TV Review: Monday Mornings - "Pilot"

Monday Mornings airs on Mondays (crazy, right?) on TNT.

If sexy doctors are your thing, TNT has a treat for you. Jamie Bamber’s puppy-dog eyes and masculine-yet-never-threatening good looks are sure to cause dangerous levels of swooning. But beyond Bamber’s smoldering yet boyish visage, I’m not really sure what the point of this pilot is.

Monday Mornings is about the the daily challenges faced by surgeons in a fictional Portland hospital - including an oddly avant-garde, public shaming ritual in a setting which looks an awful lot like a black box theater (possibly to make Alfred Molina feel more at home). Unfortunately, the trials and tribulations of generic surgeons in a generic hospital constitute some of the most exhausted clichés of all time. There is literally nothing new here - no spin, no twist.

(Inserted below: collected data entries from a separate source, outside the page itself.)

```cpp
int gsx_sor_knn_share_dev(gsx_ctx *c, const float *x, const float *y, const float *z, int64_t stride, int64_t n,
                          int k, int algo, int share, int nshares, float *mean_out, gsx_sor_info *info)
{
    if (!c || !x || !y || !z || !mean_out) GSX_FAIL("gsx_sor_knn_share_dev: null argument");
    if (nshares < 1 || share < 0 || share >= nshares) GSX_FAIL("gsx_sor_knn_share_dev: share %d of %d", share, nshares);
    if (n <= 0 || n >= (1LL << 31) - 1024) GSX_FAIL("gsx_sor_knn_share_dev: n=%lld out of range", (long long)n);
    if (k < 1 || k > 64) GSX_FAIL("gsx_sor_knn_share_dev: k=%d not supported (1 <= k <= 64)", k);
    if (stride < 1) GSX_FAIL("gsx_sor_knn_share_dev: bad stride");
    GSX_HIP(hipSetDevice(c->device));
    GSX_HIP(hipMemsetAsync(mean_out, 0, sizeof(float) * (size_t)n, c->stream));
    if (algo == GSX_KNN_AUTO) algo = n < c->brute_below ? GSX_KNN_BRUTE : GSX_KNN_GRID;
    if (algo == GSX_KNN_BRUTE) {
// ... 423 lines not shown
```

3dgsconverter_amd/csrc/gsx_common.h:

```cpp
#pragma once

#include <hip/hip_runtime.h>

#include <cstdarg>
#include <cstdint>
#include <cstdio>
#include <cstring>
#include <string>
#include <vector>

#include "../../include/gsx_hip.h"

namespace gsx {

constexpr int WAVE = 64;

void set_error(const char *fmt, ...);

#define GSX_HIP(call)                                                                         \
    do {                                                                                      \
        hipError_t e__ = (call);                                                              \
        if (e__ != hipSuccess) {                                                              \
            gsx::set_error("%s failed: %s (%s:%d)", #call, hipGetErrorString(e__), __FILE__,  \
                           __LINE__);                                                         \
            return 1;                                                                         \
        }                                                                                     \
    } while (0)

#define GSX_CHECK(expr)            \
    do {                           \
        int r__ = (expr);          \
        if (r__ != 0) return r__;  \
    } while (0)

#define GSX_FAIL(...)                \
    do {                             \
        gsx::set_error(__VA_ARGS__); \
        return 1;                    \
    } while (0)

struct DevBuf {
    void *p = nullptr;
    size_t cap = 0;
    int reserve(size_t bytes);
    void release();
    template <class T>
    T *as() const { return reinterpret_cast<T *>(p); }
};

constexpr int KNN_MAX_LEVELS = 5;
struct KnnWs {
    DevBuf packed;
    DevBuf qsorted;
    DevBuf bucketpts;
    DevBuf bkcnt;
    DevBuf tilecnt;
    DevBuf tileoff;
    DevBuf cellstart;
    DevBuf qcellstart;
    DevBuf gridparams;
    DevBuf bboxpart;
    DevBuf faillist;
    DevBuf extraitems;
    DevBuf finestart;
    DevBuf bricklist;
    DevBuf bundleoff;
    DevBuf wavestamps;
    DevBuf deferred;
    DevBuf cellflag;
    DevBuf subxyz;
    DevBuf submap;
    DevBuf submean;
    DevBuf subkth;
    DevBuf heavylist;
    DevBuf heavypart;
    DevBuf probe;
    uint64_t refined_total = 0;
    void release_all()
    {
        DevBuf *all[] = {&packed, &qsorted, &bucketpts, &bkcnt, &tilecnt, &tileoff, &cellstart, &qcellstart, &gridparams, &bboxpart,
                         &faillist, &extraitems, &finestart, &bricklist, &bundleoff, &wavestamps, &deferred, &cellflag, &subxyz, &submap, &submean, &subkth,
                         &heavylist, &heavypart, &probe};
        for (auto b : all) b->release();
    }
};

constexpr int GSX_TREE_UNSUITABLE = 2;

struct TreeWs {
    DevBuf keys[2];
    DevBuf vals[2];
    DevBuf refs;
    DevBuf samples;
    DevBuf blockboxes;
    DevBuf flags;
    DevBuf tilecnt, tileoff;
    DevBuf leafstart;
    DevBuf leafbl;
    DevBuf faillist;
    DevBuf failbound;
    DevBuf bboxpart;
    DevBuf params;
    DevBuf temp;
    void release_all()
    {
        DevBuf *all[] = {&keys[0], &keys[1], &vals[0], &vals[1], &refs, &samples, &blockboxes, &flags, &tilecnt, &tileoff, &leafstart, &leafbl,
                         &faillist, &failbound, &bboxpart, &params, &temp};
        for (auto b : all) b->release();
    }
};

struct SlabWs {
    DevBuf plan_in;
    DevBuf hist;
    DevBuf small;
    DevBuf send;
    DevBuf send_src;
    DevBuf slab;
    DevBuf md_slab;
    DevBuf kth;
    DevBuf ret;
    DevBuf md;
    DevBuf md_stats;
    DevBuf pieces, allpieces, packed;
    DevBuf mask;
    void *host = nullptr;
    size_t host_cap = 0;
    void release_all()
    {
        DevBuf *all[] = {&plan_in, &hist, &small, &send, &send_src, &slab, &md_slab, &kth, &ret, &md, &md_stats, &pieces, &allpieces, &packed, &mask};
// ... 77 lines not shown
```

3dgsconverter_amd/csrc/sor_grid.hip:

```cpp
#include <algorithm>
#include <chrono>
#include <cmath>
#include <cstdlib>
#include <type_traits>
#include <unordered_map>
#include <vector>

#include "gsx_common.h"
#include "knn_common.h"
#include "knn_mfma.h"
#include "sor_grid_params.h"

namespace gsx {


constexpr int MAX_DIM = 1024;
constexpr int MAX_BUCKETS = 4096;
constexpr int MAX_BUCKET_CELLS = 4096;
#ifndef GSX_BUCKET_POINTS
#define GSX_BUCKET_POINTS 4096
#endif
constexpr int BUCKET_POINTS = GSX_BUCKET_POINTS;
#ifndef GSX_BIN_TILE
#define GSX_BIN_TILE 8192
// ... 529 lines not shown
#pragma unroll
        for (int k = 0; k < SCATTER_THREADS / 64; ++k) {
            const unsigned q = wsum[k];
            if (k < w) base += q;
            tot += q;
        }
        __syncthreads();
        const unsigned ex = carry + base + inc - v;
        if (i < nb) tab[i] = ex;
        gb[u] -= ex;
        carry += tot;
    }
    __syncthreads();
#pragma unroll
    for (int u = 0; u < SCATTER_PPT; ++u) {
        const int i = lo + u * SCATTER_THREADS + (int)threadIdx.x;
        if (i < hi)
            stage[tab[bk[u]] + rk[u]] = make_float4(px[u], py[u], pz[u],
                                                    __uint_as_float((unsigned)(first + i) | (i >= ref_only_from ? 0x80000000u : 0u)));
    }
    __syncthreads();
#pragma unroll
    for (int u = 0; u < BPT; ++u) {
        const int i = u * SCATTER_THREADS + (int)threadIdx.x;
        if (i < nb) tab[i] = gb[u];
    }
    __syncthreads();
#pragma unroll
    for (int u = 0; u < SCATTER_PPT; ++u) {
        const int j = u * SCATTER_THREADS + (int)threadIdx.x;
        if (j < hi - lo) {
            const float4 r = stage[j];
            out[tab[bucket_of(g, cell_coord(r.y, g.oy, g.inv_h, g.ny), cell_coord(r.z, g.oz, g.inv_h, g.nz))] + j] = r;
        }
    }
}

#ifndef GSX_SORT_THREADS
#define GSX_SORT_THREADS 512
#endif
#ifndef GSX_SORT_PPT
#define GSX_SORT_PPT 16
#endif
constexpr int SORT_THREADS = GSX_SORT_THREADS;
constexpr int SORT_PPT = GSX_SORT_PPT;
constexpr unsigned SORT_CAP = SORT_THREADS * SORT_PPT;

__device__ __forceinline__ int quarter_coord(float v, float o, float inv_h, int dim)
{
    int c = (int)((v - o) * (4.0f * inv_h));
    return min(max(c, 0), 4 * dim - 1);
}

template <bool FINE>
__global__ __launch_bounds__(SORT_THREADS) void bucket_sort_kernel(const GridParams *__restrict__ gp,
                                                          const unsigned *__restrict__ bk_start,
                                                          const float4 *__restrict__ in, float4 *__restrict__ out,
                                                          unsigned *__restrict__ cell_start, unsigned big_limit,
                                                          unsigned *__restrict__ fine_start)
{
    constexpr int SUB = FINE ? 4 : 1;
    __shared__ unsigned cnt[SUB * MAX_BUCKET_CELLS];
    __shared__ unsigned wsum[SORT_THREADS / 64];
    const GridParams g = *gp;
    const int b = blockIdx.x;
    if (g.bad_input || b >= g.bk_count) return;
    const int ncell = g.bk_cells;
    const int cells = SUB * ncell;
    const unsigned s0 = bk_start[b], s1 = bk_start[b + 1];
    if (b == g.bk_count - 1 && threadIdx.x == 0) {
        cell_start[(size_t)g.bk_count * ncell] = s1;
        if (FINE) fine_start[(size_t)g.bk_count * cells] = s1;
    }
    if (s1 - s0 > big_limit) return;
    const int by = b % g.bk_ny, bz = b / g.bk_ny;
    for (int i = threadIdx.x; i < cells; i += SORT_THREADS) cnt[i] = 0;
    __syncthreads();
    auto local_cell = [&](const float4 p) {
        const int cx = FINE ? quarter_coord(p.x, g.ox, g.inv_h, g.nx) : cell_coord(p.x, g.ox, g.inv_h, g.nx);
        const int cy = cell_coord(p.y, g.oy, g.inv_h, g.ny);
        const int cz = cell_coord(p.z, g.oz, g.inv_h, g.nz);
        return ((cz - bz * g.bk_g) * g.bk_g + (cy - by * g.bk_g)) * (SUB * g.nx) + cx;
    };
    const bool fits = s1 - s0 <= SORT_CAP;
    float4 p[SORT_PPT];
    int cell[SORT_PPT];
    unsigned rk[SORT_PPT];
    if (fits) {
#pragma unroll
        for (int u = 0; u < SORT_PPT; ++u) p[u] = in[min(s0 + u * SORT_THREADS + threadIdx.x, s1 - 1)];
#pragma unroll
        for (int u = 0; u < SORT_PPT; ++u) {
            cell[u] = local_cell(p[u]);
            rk[u] = s0 + u * SORT_THREADS + threadIdx.x < s1 ? atomicAdd(&cnt[cell[u]], 1u) : 0u;
        }
    } else {
        for (unsigned i = s0 + threadIdx.x; i < s1; i += SORT_THREADS) atomicAdd(&cnt[local_cell(in[i])], 1u);
    }
    __syncthreads();
    const int seg = (cells + SORT_THREADS - 1) / SORT_THREADS;
    const int c0 = min(cells, (int)threadIdx.x * seg), c1 = min(cells, c0 + seg);
    unsigned sum = 0;
    for (int c = c0; c < c1; ++c) sum += cnt[c];
    unsigned inc = sum;
#pragma unroll
    for (int off = 1; off < 64; off <<= 1) {
        unsigned o = __shfl_up(inc, off);
        if ((int)(threadIdx.x & 63) >= off) inc += o;
    }
    const int wv = threadIdx.x >> 6;
    if ((threadIdx.x & 63) == 63) wsum[wv] = inc;
    __syncthreads();
    unsigned run = inc - sum;
    for (int i = 0; i < wv; ++i) run += wsum[i];
    __syncthreads();
    for (int c = c0; c < c1; ++c) {
        const unsigned v = cnt[c];
        cnt[c] = run;
        run += v;
    }
    __syncthreads();
    unsigned *cs = cell_start + (size_t)b * ncell;
    for (int i = threadIdx.x; i < ncell; i += SORT_THREADS) cs[i] = s0 + cnt[SUB * i];
    if (FINE) {
        unsigned *fs = fine_start + (size_t)b * cells;
        for (int i = threadIdx.x; i < cells; i += SORT_THREADS) fs[i] = s0 + cnt[i];
    }
    if (fits) {
#pragma unroll
        for (int u = 0; u < SORT_PPT; ++u)
            if (s0 + u * SORT_THREADS + threadIdx.x < s1) out[s0 + cnt[cell[u]] + rk[u]] = p[u];
    } else {
        __syncthreads();
        for (unsigned i = s0 + threadIdx.x; i < s1; i += SORT_THREADS) {
            const float4 q = in[i];
            out[s0 + atomicAdd(&cnt[local_cell(q)], 1u)] = q;
        }
    }
}

constexpr unsigned BIG_BUCKET = 32768;
constexpr int BIG_CHUNK = 8192;

__device__ __forceinline__ int bucket_containing(const unsigned *bk_start, int nb, unsigned pos)
{
    int lo = 0, hi = nb;
    while (hi - lo > 1) {
        const int mid = (lo + hi) >> 1;
        if (bk_start[mid] <= pos) lo = mid; else hi = mid;
    }
    return lo;
}

template <bool SCATTER>
__global__ __launch_bounds__(256) void big_bucket_kernel(const GridParams *__restrict__ gp, const unsigned *__restrict__ bk_start,
                                                         int n, const float4 *__restrict__ in, float4 *__restrict__ out,
                                                         unsigned *cell_start ,
                                                         unsigned *cursor )
{
    __shared__ unsigned cnt[MAX_BUCKET_CELLS];
    __shared__ unsigned base[SCATTER ? MAX_BUCKET_CELLS : 1];
    const GridParams g = *gp;
    if (g.bad_input) return;
    const unsigned lo = (unsigned)blockIdx.x * BIG_CHUNK;
    if (lo >= (unsigned)n) return;
    const unsigned hi = min((unsigned)n, lo + BIG_CHUNK);
    const int cells = g.bk_cells;
    for (int b = bucket_containing(bk_start, g.bk_count, lo); b < g.bk_count; ++b) {
        const unsigned s0 = bk_start[b], s1 = bk_start[b + 1];
        if (s0 >= hi) break;
        if (s1 - s0 <= BIG_BUCKET) continue;
        const unsigned p0 = max(lo, s0), p1 = min(hi, s1);
        const int by = b % g.bk_ny, bz = b / g.bk_ny;
        auto local_cell = [&](const float4 p) {
            const int cx = cell_coord(p.x, g.ox, g.inv_h, g.nx);
            const int cy = cell_coord(p.y, g.oy, g.inv_h, g.ny);
            const int cz = cell_coord(p.z, g.oz, g.inv_h, g.nz);
            return ((cz - bz * g.bk_g) * g.bk_g + (cy - by * g.bk_g)) * g.nx + cx;
        };
        for (int i = threadIdx.x; i < cells; i += 256) cnt[i] = 0;
        __syncthreads();
        for (unsigned i = p0 + threadIdx.x; i < p1; i += 256) atomicAdd(&cnt[local_cell(in[i])], 1u);
        __syncthreads();
        unsigned *gc = (SCATTER ? cursor : cell_start) + (size_t)b * cells;
// ... 1874 lines not shown
        const int ws_cap = ctx->num_cu * 8 * (BRICK_THREADS / 64);
        const size_t ws_bytes = sizeof(unsigned long long) * 2 * (size_t)ws_cap * WS_WORDS;
        GSX_CHECK(w.wavestamps.reserve(ws_bytes));
        GSX_HIP(hipMemsetAsync(w.wavestamps.p, 0, ws_bytes, ctx->stream));
        gpa.stamps = w.wavestamps.as<unsigned long long>();
        gpa.stamps_cap = ws_cap;
        ctx->ws_cap = ws_cap;
    }
#endif
    const bool adaptive_at_bbox = adaptive;
    if (sk && sk->box.b7)
        hipLaunchKernelGGL(grid_params_known_box_kernel, dim3(1), dim3(64), 0, ctx->stream, sk->box, w.bboxpart.as<float>(), gpa);
    else
        hipLaunchKernelGGL(bbox_partial_kernel, dim3(bbox_blocks), dim3(256), 0, ctx->stream, x, y, z, stride, (int)n_ref,
                           w.bboxpart.as<float>(), gpa);
    GSX_HIP(hipGetLastError());
    if (adaptive) GSX_CHECK(w.qcellstart.reserve(sizeof(unsigned) * (size_t)(cap + 1)));
    bool tree_ok = (adaptive || (slab && ctx->adaptive)) && ctx->tree && level == 0 && kk <= 65 && n_ref > k;
    bool hist_done = false;
    if (tree_ok) {
        GSX_CHECK(bin_hist(ctx, w, x, y, z, stride, 0, n_ref, gp));
        static thread_local std::vector<unsigned> starts(MAX_BUCKETS + 1);
        GSX_HIP(hipMemcpyAsync(starts.data(), w.bkcnt.as<unsigned>() + MAX_BUCKETS, sizeof(unsigned) * (MAX_BUCKETS + 1), hipMemcpyDeviceToHost, ctx->stream));
        GSX_HIP(hipStreamSynchronize(ctx->stream));
        unsigned mx = 0, nonzero = 0;
        for (int b = 0; b < MAX_BUCKETS; ++b) {
            const unsigned c = starts[b + 1] >= starts[b] ? starts[b + 1] - starts[b] : 0u;
            mx = std::max(mx, c);
            nonzero += c > 0;
        }
        hist_done = true;
        if (nonzero > 0 && (double)mx > 3.0 * (double)n_ref / (double)nonzero) {
            GSX_CHECK(timing_end(ctx, GSX_T_SOR_BIN));
            if (getenv("GSX_TRACE_LEVELS"))
                fprintf(stderr, "[gsx] level 0: fullest bucket %u of %lld points in %u buckets -> tree path\n", mx, (long long)n_ref, nonzero);
            const int rc = launch_knn_tree(ctx, x, y, z, stride, n_ref, q_begin, q_count, k, mean_out, kth_out, info,
                                           slab ? ref_only_from : INT32_MAX, share, nshares, true);
            if (rc != GSX_TREE_UNSUITABLE) return rc;
            tree_ok = false;
            ctx->last_knn_algo = GSX_KNN_GRID;
            GSX_CHECK(timing_begin(ctx, GSX_T_SOR_BIN));
        }
        if (nonzero > 0 && (double)mx <= 1.5 * (double)n_ref / (double)nonzero && nshares == 1) adaptive = false;
    }
    if (adaptive_at_bbox && !adaptive) {
        GSX_HIP(hipMemsetAsync(&gp->defer_words, 0, sizeof(int), ctx->stream));
        GSX_HIP(hipMemsetAsync(&gp->heavy_limit, 0, sizeof(int), ctx->stream));
    }
    if (plan && adaptive) {
        plan = false;
        GSX_HIP(hipMemsetAsync(&gp->plan, 0, sizeof(int), ctx->stream));
    }
    unsigned *fstart = plan ? w.finestart.as<unsigned>() : nullptr;
    GSX_CHECK(bin_points(ctx, w, x, y, z, stride, 0, n_ref, gp, rstart, refs, cap, adaptive ? w.qcellstart.as<unsigned>() : nullptr,
                         slab ? ref_only_from : INT32_MAX, hist_done, fstart));
    if (plan) {
        unsigned *bcnt = w.bundleoff.as<unsigned>(), *boff = bcnt + (size_t)(MAX_DIM / 2) * (MAX_DIM / 2);
        const int pblocks = ctx->num_cu * 4;
        hipLaunchKernelGGL(brick_plan_kernel<false>, dim3(pblocks), dim3(64 * PLAN_WAVES), 0, ctx->stream, gp, fstart, bcnt, boff,
                           w.bricklist.as<uint2>());
        hipLaunchKernelGGL(brick_plan_kernel<true>, dim3(pblocks), dim3(64 * PLAN_WAVES), 0, ctx->stream, gp, fstart, bcnt, boff,
                           w.bricklist.as<uint2>());
        GSX_HIP(hipGetLastError());
    }
    const float4 *qpts = refs;
    const unsigned *qstart = rstart;
    if (!all) {
        GSX_CHECK(bin_points(ctx, w, x, y, z, stride, q_begin, q_count, gp, w.qcellstart.as<unsigned>(),
                             w.qsorted.as<float4>()));
        qpts = w.qsorted.as<float4>();
        qstart = w.qcellstart.as<unsigned>();
    }
    GSX_CHECK(timing_end(ctx, GSX_T_SOR_BIN));

    BrickLaunch a{gp, refs, rstart, qpts, qstart, k, q_begin, mean_out, kth_out, w.faillist.as<unsigned>(),
                  w.faillist.as<unsigned>() + std::max<int64_t>(q_count, 1),
                  w.extraitems.as<uint2>(), w.deferred.as<unsigned>(), w.heavylist.as<unsigned>(), q_count, n_ref,
                  plan ? w.finestart.as<unsigned>() : nullptr, plan ? w.bricklist.as<uint2>() : nullptr};
    if (anyk) {
        GSX_CHECK(timing_begin(ctx, GSX_T_SOR_KNN));
        const int blocks = (int)std::max<int64_t>(1, std::min<int64_t>((q_count + 3) / 4, (int64_t)ctx->num_cu * 2));
        hipLaunchKernelGGL(knn_anyk_kernel, dim3(blocks), dim3(BRICK_THREADS), 0, ctx->stream, gp, refs, rstart, qpts, (int)q_count, k,
                           (int)q_begin, mean_out, kth_out);
        GSX_HIP(hipGetLastError());
        GSX_CHECK(timing_end(ctx, GSX_T_SOR_KNN));
        if (info) {
            GridParams h2;
            GSX_HIP(hipMemcpyAsync(&h2, gp, sizeof(GridParams), hipMemcpyDeviceToHost, ctx->stream));
            GSX_HIP(hipStreamSynchronize(ctx->stream));
            info->algo = GSX_KNN_GRID;
            info->grid_dim[0] = h2.nx;
            info->grid_dim[1] = h2.ny;
            info->grid_dim[2] = h2.nz;
            info->cell_size = h2.h;
            info->n_cells = (int64_t)h2.nx * h2.ny * h2.nz;
            info->n_bricks = 0;
            info->n_fallback = q_count;
            info->n_exhaustive = h2.exhaustive_count;
            info->n_deferred_bricks = 0;
            info->n_refined = 0;
        }
        return 0;
    }
    GSX_CHECK(dispatch_bricks(ctx, a, mfma_ok, ctx->phase2_net != 0));

    const bool trace = getenv("GSX_TRACE_LEVELS") != nullptr;
// ... 254 lines not shown
```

Sometimes, well-trodden ground can be made fresh by skill and innovation. But there is nothing innovative about Monday Mornings. The characters vary from tired archetypes to bizarre parodies. The tone is all over the place, dipping into fast-paced, blood-spattered thrills, followed by slow oppressive drama before moseying into quirky ethnic comedy. For some reason there were a lot of over-the-top accents and, oh right, Ving Rhames, who didn’t seem to be playing any particular role beyond “Ving Rhames wearing scrubs, occasionally heckling the other actors.” Lines like “We have to stop the bleeding,” and “Call it,” have me checking my watch wondering when I can declare this show officially dead.

Bill D’elia is a competent director but he is stretching to make something unique out of this by-the-book drama. In his mad attempts at making something not wholly derivative, he winds up making an even bigger mess. Practically every shot in the pilot defies convention, in a loud, distracting way. It's as if D’elia is trying to drown out my boredom by giving me a headache.

I don’t mean to say that there’s no such thing as good genre TV. But, honestly, I think David E. Kelly is just worn out after dozens of courtroom and medical dramas, and at this point he’s just regurgitating whatever leftover scenes he forgot to put in Chicago Hope or Doogie Howser.